*Requirement*.
If a line in the entries below includes "return", show that line.

*Available records*.
class ConeHeadFn(torch.autograd.Function):

    @staticmethod
    def forward(ctx, plan, head, A, dw, *tensors):
        L = len(plan.grids)
        feats = tensors[:L]
        convs = [m for m in head.conv if isinstance(m, torch.nn.Conv3d)]
        D = len(convs)
        cw, cb = tensors[L:L + D], tensors[L + D:L + 2 * D]
        ow, ob = tensors[L + 2 * D:L + 2 * D + 2], tensors[L + 2 * D + 2:L + 2 * D + 4]
        if plan.depth != max(D - 1, 0):
            raise lib.NrpnError("ConeHeadFn: the plan must hold the lists S_0 .. S_{conv_depth - 1}")
        n, C = feats[0].shape[0], feats[0].shape[-1]
        dt = feats[0].dtype
        dev = feats[0].device
        V = plan.total
        for f in feats:
            _chk(f)
        x0 = torch.cat([f.reshape(-1, C) for f in feats], dim=0)
        if x0.shape[0] != V:
            raise lib.NrpnError("ConeHeadFn: feature maps and cone plan disagree on the voxel count")
        from .model.hip_nn import _pack_of
        hs, ops_w = [x0], []
        need_dgrad = any(f.requires_grad for f in feats)
        x3 = SPLIT3[0] and dt == torch.float32 and C % 32 == 0
        for i, cv in enumerate(convs):
            wp, wpd = _pack_of(cv).get([cw[i]], dt, C, True, C)
            bias = cb[i].detach().float().contiguous() if cb[i] is not None else None
            y = torch.empty((V, C), dtype=dt, device=dev)
            if x3:
                wp, wpd = _x3_weights(_pack_of(cv), [cw[i]], wp, wpd)
                conv_rows_fwd(split3(hs[-1], _ACT_I)[0], wp, bias, y, plan, D - 1 - i, 3 * C, C, C, 3, CONV_RELU)
            else:
                conv_rows_fwd(hs[-1], wp, bias, y, plan, D - 1 - i, C, C, C, 3, CONV_RELU)
            hs.append(y)
            ops_w.append(wpd)
        rows_total = head.head_rows
        wpo, wpdo = head._pack.get(list(ow), dt, rows_total, True, C)
        bias_o = head._pack.fused_bias(ob, rows_total) if ob[0] is not None else None
        out = torch.zeros((V, rows_total), dtype=torch.float32, device=dev)
        conv_rows_fwd(hs[-1], wpo, bias_o, out, plan, 0, C, rows_total, rows_total, 1, 0)
        T = sum(plan.cells) * A
        logits = torch.empty((n, T), dtype=torch.float32, device=dev)
        deltas = torch.empty((n, T, dw), dtype=torch.float32, device=dev)
        off = 0
        for l, c in enumerate(plan.cells):
            for i in range(n):
                r0 = plan.level_start[l] + i * c
                call("head_flatten_f32", _p(out[r0:r0 + c]), c, rows_total, A, dw, _p(logits[i, off:]), _p(deltas[i, off:]), _s())
            off += c * A
        ctx.save_for_backward(*hs, *ops_w, wpdo, *cw, *[b for b in cb if b is not None], *ow, *[b for b in ob if b is not None])
        ctx.meta = (plan, head, A, dw, L, D, n, C, dt, rows_total, [b is not None for b in cb], [b is not None for b in ob], need_dgrad)
        ctx.x3 = x3
        ctx.sinks = ([_sink(w) for w in cw], [_sink(b) for b in cb], [_sink(w) for w in ow], [_sink(b) for b in ob])
        return logits, deltas

    @staticmethod
    def backward(ctx, g_logits, g_deltas):
        IN_BACKWARD[0] += 1
        try:
            return ConeHeadFn._backward(ctx, g_logits, g_deltas)
        finally:
            IN_BACKWARD[0] -= 1

    @staticmethod
    def _backward(ctx, g_logits, g_deltas):
        plan, head, A, dw, L, D, n, C, dt, rows_total, has_cb, has_ob, need_dgrad = ctx.meta
        saved = list(ctx.saved_tensors)
        hs, saved = saved[:D + 1], saved[D + 1:]
        wpds, saved = saved[:D], saved[D:]
        wpdo, saved = saved[0], saved[1:]
        cw, saved = saved[:D], saved[D:]
        cb = []
        for h in has_cb:
            cb.append(saved.pop(0) if h else None)
        ow, saved = saved[:2], saved[2:]
        ob = [saved.pop(0) if h else None for h in has_ob]
        dev = hs[0].device
        V = plan.total
        g_logits, g_deltas = g_logits.contiguous(), g_deltas.contiguous()
        dout = torch.empty((V, rows_total), dtype=dt, device=dev)
        off = 0
        for l, c in enumerate(plan.cells):
            for i in range(n):
                r0 = plan.level_start[l] + i * c
                call("head_unflatten", _p(g_logits[i, off:]), _p(g_deltas[i, off:]), c, rows_total, A, dw, 0, _p(dout[r0:r0 + c]), _dt(dout), _s())
            off += c * A
        _wait_dgrad_operands()

        cws, cbs, ows, obs = ctx.sinks
        g_ow = _on_wgrad_stream(dev, [hs[D], dout, plan.lists], _sinks_cover((*ow, *ob), (*ows, *obs)),
                                lambda: conv_rows_wgrad(hs[D], dout, list(ow), list(ob), rows_total, 1, plan, 0, (ows, obs)))
        dh = torch.zeros((V, C), dtype=dt, device=dev)
        conv_rows_fwd(dout, wpdo, None, dh, plan, 0, rows_total, C, C, 1, 0, mask=hs[D] if D > 0 else None)
        g_cw, g_cb = [None] * D, [None] * D
        g_feats = [None] * L
        if D == 0 and need_dgrad:
            for l in range(L):
                g = plan.grids[l]
                g_feats[l] = dh[plan.level_start[l]:plan.level_start[l + 1]].view(n, g[0], g[1], g[2], C)
        x3 = ctx.x3
        rows_wgrad = conv_rows_wgrad_x3 if x3 else conv_rows_wgrad
        for i in range(D - 1, -1, -1):
            k = D - 1 - i
            x_i, dy_i = hs[i], dh
            res = _on_wgrad_stream(dev, [x_i, dy_i, plan.lists], _sinks_cover((cw[i], cb[i]), (cws[i], cbs[i])),
                                   lambda x_i=x_i, dy_i=dy_i, i=i, k=k: rows_wgrad(x_i, dy_i, [cw[i]], [cb[i]], C, 3, plan, k, ([cws[i]], [cbs[i]])))
            g_cw[i] = res[0]
            g_cb[i] = res[1] if len(res) > 1 else None
            dhs = split3(dh, _ACT_I)[0] if (x3 and (i > 0 or need_dgrad)) else None
            if i > 0:
                dprev = torch.zeros((V, C), dtype=dt, device=dev)
                if x3:
                    raw = torch.zeros((V, C), dtype=dt, device=dev)
                    conv_rows_fwd(dhs, wpds[i], None, raw, plan, k + 1, 3 * C, C, C, 3, 0)
                    call("relu_backward", _p(hs[i]), _p(raw), _p(dprev), raw.numel(), _dt(raw), _s())
                else:
                    conv_rows_fwd(dh, wpds[i], None, dprev, plan, k + 1, C, C, C, 3, 0, mask=hs[i])
                dh = dprev
            elif need_dgrad:
                for l, c in enumerate(plan.cells):
                    g = plan.grids[l]
                    if x3:
                        dyl = dhs[plan.level_start[l]:plan.level_start[l + 1]].view(n, g[0], g[1], g[2], 3 * C)
                        g_feats[l] = _conv_fwd(dyl, wpds[0], None, C, C, 3, 0, torch.float32)
                        continue
                    dyl = dh[plan.level_start[l]:plan.level_start[l + 1]].view(n, g[0], g[1], g[2], C)
                    g_feats[l] = _conv_fwd(dyl, wpds[0], None, C, C, 3, 0, dt)
        return (None, None, None, None, *g_feats, *g_cw, *g_cb, *g_ow)
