@@ -87,26 +85,21 @@
     const int lane = threadIdx.x & 63, wv = threadIdx.x >> 6;
     uint64_t *q_base = reinterpret_cast<uint64_t *>(verify_lds + ct.data_bytes / 16);
     uint64_t *q_key = q_base + (size_t)wv * CHUNK_QUEUE;
-    uint32_t *q_pos = reinterpret_cast<uint32_t *>(q_base + (size_t)(VERIFY_THREADS / 64) * CHUNK_QUEUE) + (size_t)wv * CHUNK_QUEUE;
     const unsigned long long n = min(*n_cand_p, cap);
     const unsigned long long n_waves = (unsigned long long)gridDim.x * (VERIFY_THREADS / 64);
     const unsigned long long per_wave = ((n + n_waves - 1) / n_waves + 63) / 64 * 64;
     const unsigned long long wb = min(n, ((unsigned long long)blockIdx.x * (VERIFY_THREADS / 64) + wv) * per_wave), we = min(n, wb + per_wave);
+    HitBlock hb;
     auto step = [&](uint32_t m, const VerifyMeta *meta_c, const uint32_t *rows_c) {
         const bool valid = (uint32_t)lane < m;
         const uint64_t key = valid ? q_key[lane] : 0;
-        const uint32_t pos = valid ? q_pos[lane] : 0;
         float sim = 0.f;
         bool emit = false;
         if (valid) {
             if (ROWB == 12) emit = verify_candidate_narrow(key, va, rows_c, meta_c, &sim);
             else emit = verify_candidate_meta<true>(key, va, reinterpret_cast<const v4i *>(rows_c), meta_c, &sim);
         }
-        const uint32_t slot = claim_slot(emit, key, rows, row_hits, lane);
-        if (valid && pos < n) {
-            sims[pos] = sim;
-            slots[pos] = slot;
-        }
+        emit_hit_records(emit, key, sim, claim_slot(emit, key, rows, row_hits, lane), hl, hb, lane);
     };
     for (uint32_t k = 0; k < ct.n; k++) {
         const uint32_t t_lo = ct.t_lo[k], t_hi = ct.t_lo[k + 1], row_lo = ct.row_lo[k], n_rows_c = ct.row_lo[k + 1] - row_lo;
@@ -137,7 +130,6 @@
                     if (in) {
                         const uint32_t p = count + __builtin_amdgcn_mbcnt_hi((uint32_t)(mask >> 32), __builtin_amdgcn_mbcnt_lo((uint32_t)mask, 0u));
                         q_key[p] = key;
-                        q_pos[p] = (uint32_t)i;
                     }
                     count += (uint32_t)__builtin_popcountll(mask);
                     __builtin_amdgcn_fence(__ATOMIC_ACQ_REL, "wavefront");
@@ -145,12 +137,8 @@
                         step(64, meta_c, rows_c);
                         const uint32_t rest = count - 64;
                         const uint64_t kk = (uint32_t)lane < rest ? q_key[64 + lane] : 0;
-                        const uint32_t pp = (uint32_t)lane < rest ? q_pos[64 + lane] : 0;
                         __builtin_amdgcn_fence(__ATOMIC_ACQ_REL, "wavefront");
-                        if ((uint32_t)lane < rest) {
-                            q_key[lane] = kk;
-                            q_pos[lane] = pp;
-                        }
+                        if ((uint32_t)lane < rest) q_key[lane] = kk;
                         count = rest;
                         __builtin_amdgcn_fence(__ATOMIC_ACQ_REL, "wavefront");
                     }
@@ -160,6 +148,7 @@
         if (count) step(count, meta_c, rows_c);
         __builtin_amdgcn_fence(__ATOMIC_ACQ_REL, "wavefront");
     }
+    close_hit_records(hl, hb, lane);
     if (last_workgroup(tw.done)) row_prefix_block(row_hits, tw.n_rows, tw.hbase, nullptr, tw.total_out, tw.max_out, wave_sum, wave_max);
 }
 
@@ -189,8 +178,8 @@
     const unsigned long long *n_cand_p;
     size_t ub_c;
     VerifyArgs va;
-    float *sims;
-    uint32_t *slots, *hits;
+    HitList hl;
+    uint32_t *hits;
     TailWork tw;
     unsigned blocks(const focr_ctx *c, size_t most) const {
         return tail_grid(c, (unsigned)std::max<size_t>(1, std::min<size_t>((ub_c + VERIFY_THREADS - 1) / VERIFY_THREADS, most)));
@@ -204,7 +193,7 @@
         return false;
     }
     hipLaunchKernelGGL(verify_chunks_kernel<ROWB>, dim3(L.blocks(c, c->n_cus)), dim3(VERIFY_THREADS), P.lds, c->stream, (const uint64_t *)c->d_cand, L.n_cand_p,
-                       (unsigned long long)L.ub_c, L.va, P.chunks, c->bank.d_vrows_t.as<const uint32_t>(), c->bank.d_vmeta_t.p, c->row_hist, L.sims, L.slots, L.hits, L.tw);
+                       (unsigned long long)L.ub_c, L.va, P.chunks, c->bank.d_vrows_t.as<const uint32_t>(), c->bank.d_vmeta_t.p, c->row_hist, L.hl, L.hits, L.tw);
     return true;
 }
 static bool launch_chunks(focr_ctx *c, const VerifyPlan &P, const VerifyLaunch &L) {
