struct ProfSlot { std::string name; std::string tag; double flops; double bytes; hipEvent_t e0, e1, c0, c1; };
static std::vector<ProfSlot> g_prof;
static bool g_prof_on = false;
static bool g_prof_detail = false;
static std::mutex g_prof_mu;
// ... 55 lines not shown
    std::map<std::string, Agg> agg;
    std::string detail;
    std::vector<float> empty_ms;
    for (auto& sl : g_prof) {
        (void)hipEventSynchronize(sl.c1);
        float ms = 0.f, cms = 0.f;
        if (hipEventElapsedTime(&cms, sl.c0, sl.c1) == hipSuccess) empty_ms.push_back(cms);
        if (hipEventElapsedTime(&ms, sl.e0, sl.e1) == hipSuccess) {
            Agg& a = agg[sl.name]; a.n += 1; a.ms += ms; a.flops += sl.flops; a.bytes += sl.bytes;
            if (g_prof_detail) {
                char buf[512];
                snprintf(buf, sizeof(buf), "%s{\"name\": \"%s\", \"tag\": \"%s\", \"ms\": %.6f, \"flops\": %.6e}",
                         detail.empty() ? "" : ", ", sl.name.c_str(), sl.tag.c_str(), ms, sl.flops);
                detail += buf;
            }
        }
        (void)hipEventDestroy(sl.e0); (void)hipEventDestroy(sl.e1); (void)hipEventDestroy(sl.c0); (void)hipEventDestroy(sl.c1);
    }
    g_prof.clear();
    double overhead_ms = 0.0;
    if (!empty_ms.empty()) {
        std::sort(empty_ms.begin(), empty_ms.end());
        overhead_ms = empty_ms[empty_ms.size() / 2];
    }
    char obuf[96];
    snprintf(obuf, sizeof(obuf), "{\"bracket_overhead_ms\": %.6f, ", overhead_ms);
    std::string out = std::string(obuf) + "\"launches\": [" + detail + "], \"kernels\": [";
    bool first = true;
    for (auto& kv : agg) {
        char buf[512];
        snprintf(buf, sizeof(buf), "%s{\"name\": \"%s\", \"launches\": %ld, \"ms\": %.6f, \"flops\": %.6e, \"bytes\": %.6e}",
                 first ? "" : ", ", kv.first.c_str(), kv.second.n, kv.second.ms, kv.second.flops, kv.second.bytes);
        out += buf;
        first = false;
    }
    out += "]}";
    return out;
}

#define WUN_JMAX 15


__device__ __forceinline__ int fast_div(int n, int d, float inv) {
    int q = (int)(((float)n + 0.5f) * inv);
    const int r = n - q * d;
    q += (r >= d) ? 1 : 0;
    q -= (r < 0) ? 1 : 0;
    return q;
}

#define WUN_FOLD_XCAP(TT) (3 * (TT) + 32)
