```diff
diff --git a/include/cviterbi.h b/include/cviterbi.h
--- a/include/cviterbi.h
+++ b/include/cviterbi.h
@@ -120,6 +120,8 @@
 CV_API int32_t cv_last_first_pass_kind(const cv_hmm* h);
 CV_API cv_status cv_f32ru_trace(cv_hmm* h, int64_t nseq, int64_t T, const int32_t* obs, float* rows, float* mu,
                                 float* r, float* e_last, int32_t* path);
+CV_API cv_status cv_f32ru_trace_ragged(cv_hmm* h, int64_t nseq, const int64_t* offsets, const int32_t* obs,
+                                       float* rows, float* mu, float* r, float* e_last, int32_t* path);
 CV_API cv_status cv_last_timing(cv_hmm* h, cv_timing* out);
 CV_API cv_status cv_timing_begin(cv_hmm* h);
 CV_API cv_status cv_timing_end(cv_hmm* h, cv_timing* out);
```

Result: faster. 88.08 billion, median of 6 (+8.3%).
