struct Uuid7Gen {
    unsigned long long ms = 0, hi = 0, lo = 0;
    Uuid7Gen() {
        unsigned char seed[10];
        if (getrandom(seed, sizeof(seed), 0) != (ssize_t)sizeof(seed)) throw std::runtime_error("getrandom failed");
        ms = (unsigned long long)std::chrono::duration_cast<std::chrono::milliseconds>(
                 std::chrono::system_clock::now().time_since_epoch())
                 .count();
        hi = ((unsigned long long)(seed[0] & 0x07) << 8) | seed[1];
        for (int j = 2; j < 10; ++j) lo = (lo << 8) | seed[j];
        lo &= 0x1FFFFFFFFFFFFFFFull;
    }
    void next(char* s) {
        static const char* hex = "0123456789abcdef";
        unsigned char b[16];
        for (int j = 0; j < 6; ++j) b[j] = (unsigned char)(ms >> (8 * (5 - j)));
        b[6] = (unsigned char)(0x70 | ((hi >> 8) & 0x0F));
        b[7] = (unsigned char)(hi & 0xFF);
        b[8] = (unsigned char)(0x80 | ((lo >> 56) & 0x3F));
        for (int j = 9; j < 16; ++j) b[j] = (unsigned char)(lo >> (8 * (15 - j)));
        if (++lo >> 62) {
            lo = 0;
            ++hi;
        }
        int k = 0;
        for (int j = 0; j < 16; ++j) {
            if (j == 4 || j == 6 || j == 8 || j == 10) s[k++] = '-';
            s[k++] = hex[b[j] >> 4];
            s[k++] = hex[b[j] & 15];
        }
    }
};

void json_ascii_list(const std::vector<std::string>& v, std::string& out) {
    static const char* hex = "0123456789abcdef";
    auto u4 = [&](unsigned c) {
        out += "\\u";
        for (int sh = 12; sh >= 0; sh -= 4) out += hex[(c >> sh) & 15];
    };
    out = "[";
    for (size_t i = 0; i < v.size(); ++i) {
        if (i) out += ", ";
        out += '"';
        const std::string& s = v[i];
        for (size_t k = 0; k < s.size();) {
            unsigned char c = (unsigned char)s[k];
            unsigned cp = c;
            size_t len = 1;
            if (c >= 0xF0 && k + 3 < s.size() + 0) { cp = ((c & 7u) << 18) | ((s[k + 1] & 63u) << 12) | ((s[k + 2] & 63u) << 6) | (s[k + 3] & 63u); len = 4; }
            else if (c >= 0xE0 && k + 2 < s.size()) { cp = ((c & 15u) << 12) | ((s[k + 1] & 63u) << 6) | (s[k + 2] & 63u); len = 3; }
            else if (c >= 0xC0 && k + 1 < s.size()) { cp = ((c & 31u) << 6) | (s[k + 1] & 63u); len = 2; }
            k += len;
            if (cp == '"') out += "\\\"";
            else if (cp == '\\') out += "\\\\";
            else if (cp == '\n') out += "\\n";
            else if (cp == '\r') out += "\\r";
            else if (cp == '\t') out += "\\t";
            else if (cp == '\b') out += "\\b";
            else if (cp == '\f') out += "\\f";
            else if (cp < 0x20 || (cp >= 0x7f && cp < 0x10000)) u4(cp);
            else if (cp >= 0x10000) {
                cp -= 0x10000;
                u4(0xD800 + (cp >> 10));
                u4(0xDC00 + (cp & 0x3FF));
            } else out += (char)cp;
        }
        out += '"';
    }
    out += "]";
}

struct StaticRowsSpec {
    dbw::BulkWriter* writer = nullptr;
    std::string pid, now, commit, cls_sql, meth_sql;
    bool commit_null = false;
};

struct StaticRowsKeep {
    std::shared_ptr<const srcscan::ScanResult> r;
    StaticRowsSpec spec;
    std::string ids;
    std::vector<size_t> first;
    std::deque<std::string> strings;
};

const std::string& normalize_class_type(const std::string& t) {
    static const std::string kTypes[] = {"CONTROLLER", "SERVICE", "REPOSITORY", "ENTITY", "DTO",
                                         "CONFIGURATION", "LISTENER", "UTILITY", "EXCEPTION", "OTHER"};
    for (const std::string& k : kTypes) {
        if (k.size() != t.size()) continue;
        bool eq = true;
        for (size_t i = 0; i < t.size() && eq; ++i) eq = std::toupper((unsigned char)t[i]) == k[i];
        if (eq) return k;
    }
    return kTypes[9];
}

void emit_static_rows(const std::shared_ptr<StaticRowsKeep>& keep) {
    const srcscan::ScanResult& r = *keep->r;
    const StaticRowsSpec& spec = keep->spec;
    std::unordered_map<std::string_view, size_t> last;
    last.reserve(r.files.size() * 2);
    size_t n_ids = 0;
    for (size_t k = 0; k < r.files.size(); ++k) last[r.files[k].identifier] = k;
    for (size_t k = 0; k < r.files.size(); ++k)
        if (last[r.files[k].identifier] == k) n_ids += 1 + r.files[k].methods.size();
    keep->ids.resize(36 * n_ids);
    keep->first.assign(r.files.size(), std::string::npos);
    Uuid7Gen gen;
    size_t at = 0;
    const int chunk = 256;
    RowBuilder cls(spec.cls_sql, 10), meth(spec.meth_sql, 10);
    int pending = 0;
    auto flush = [&]() {
        cls.b.keep = keep;
        meth.b.keep = keep;
        if (!cls.empty()) spec.writer->put(std::move(cls.b));
        if (!meth.empty()) spec.writer->put(std::move(meth.b));
        cls = RowBuilder(spec.cls_sql, 10);
        meth = RowBuilder(spec.meth_sql, 10);
        pending = 0;
    };
    auto sv = [](RowBuilder& b, const std::string& s) { b.text(s.data(), (Py_ssize_t)s.size()); };
    for (size_t k = 0; k < r.files.size(); ++k) {
        const srcscan::FileRec& f = r.files[k];
        if (last[f.identifier] != k) continue;
        if (pending == chunk) flush();
        ++pending;
        keep->first[k] = at;
        const char* cid = &keep->ids[at];
        gen.next(&keep->ids[at]);
        at += 36;
        const std::string& ident = f.identifier;
        const size_t dot = ident.rfind('.');
        cls.text(cid, 36);
        sv(cls, spec.pid);
        sv(cls, ident);
        if (dot != std::string::npos) cls.text(ident.data() + dot + 1, (Py_ssize_t)(ident.size() - dot - 1));
        else sv(cls, ident);
        if (dot != std::string::npos) cls.text(ident.data(), (Py_ssize_t)dot); else cls.null();
        sv(cls, normalize_class_type(f.class_type));
        cls.null();
        sv(cls, f.rel_path);
        sv(cls, spec.now);
        if (spec.commit_null) cls.null(); else sv(cls, spec.commit);
        for (const srcscan::MethodRec& m : f.methods) {
            gen.next(&keep->ids[at]);
            meth.text(&keep->ids[at], 36);
            at += 36;
            meth.text(cid, 36);
            sv(meth, m.name);
            meth.null();
            meth.text("[]", 2);
            if (m.exceptions.empty()) {
                meth.text("[]", 2);
            } else {
                keep->strings.emplace_back();
                json_ascii_list(m.exceptions, keep->strings.back());
                sv(meth, keep->strings.back());
            }
            if (m.has_http_method) sv(meth, m.http_method); else meth.null();
            if (m.has_http_path) sv(meth, m.http_path); else meth.null();
            meth.integer(m.line);
            sv(meth, spec.now);
        }
    }
    flush();
}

*Output below*.
        return logits, deltas
            return ConeHeadFn._backward(ctx, g_logits, g_deltas)
        return (None, None, None, None, *g_feats, *g_cw, *g_cb, *g_ow)
         return tail_grid(c, (unsigned)std::max<size_t>(1, std::min<size_t>((ub_c + VERIFY_THREADS - 1) / VERIFY_THREADS, most)));
         return false;
     return true;
    return out;
    return q;
        if (eq) return k;
    return kTypes[9];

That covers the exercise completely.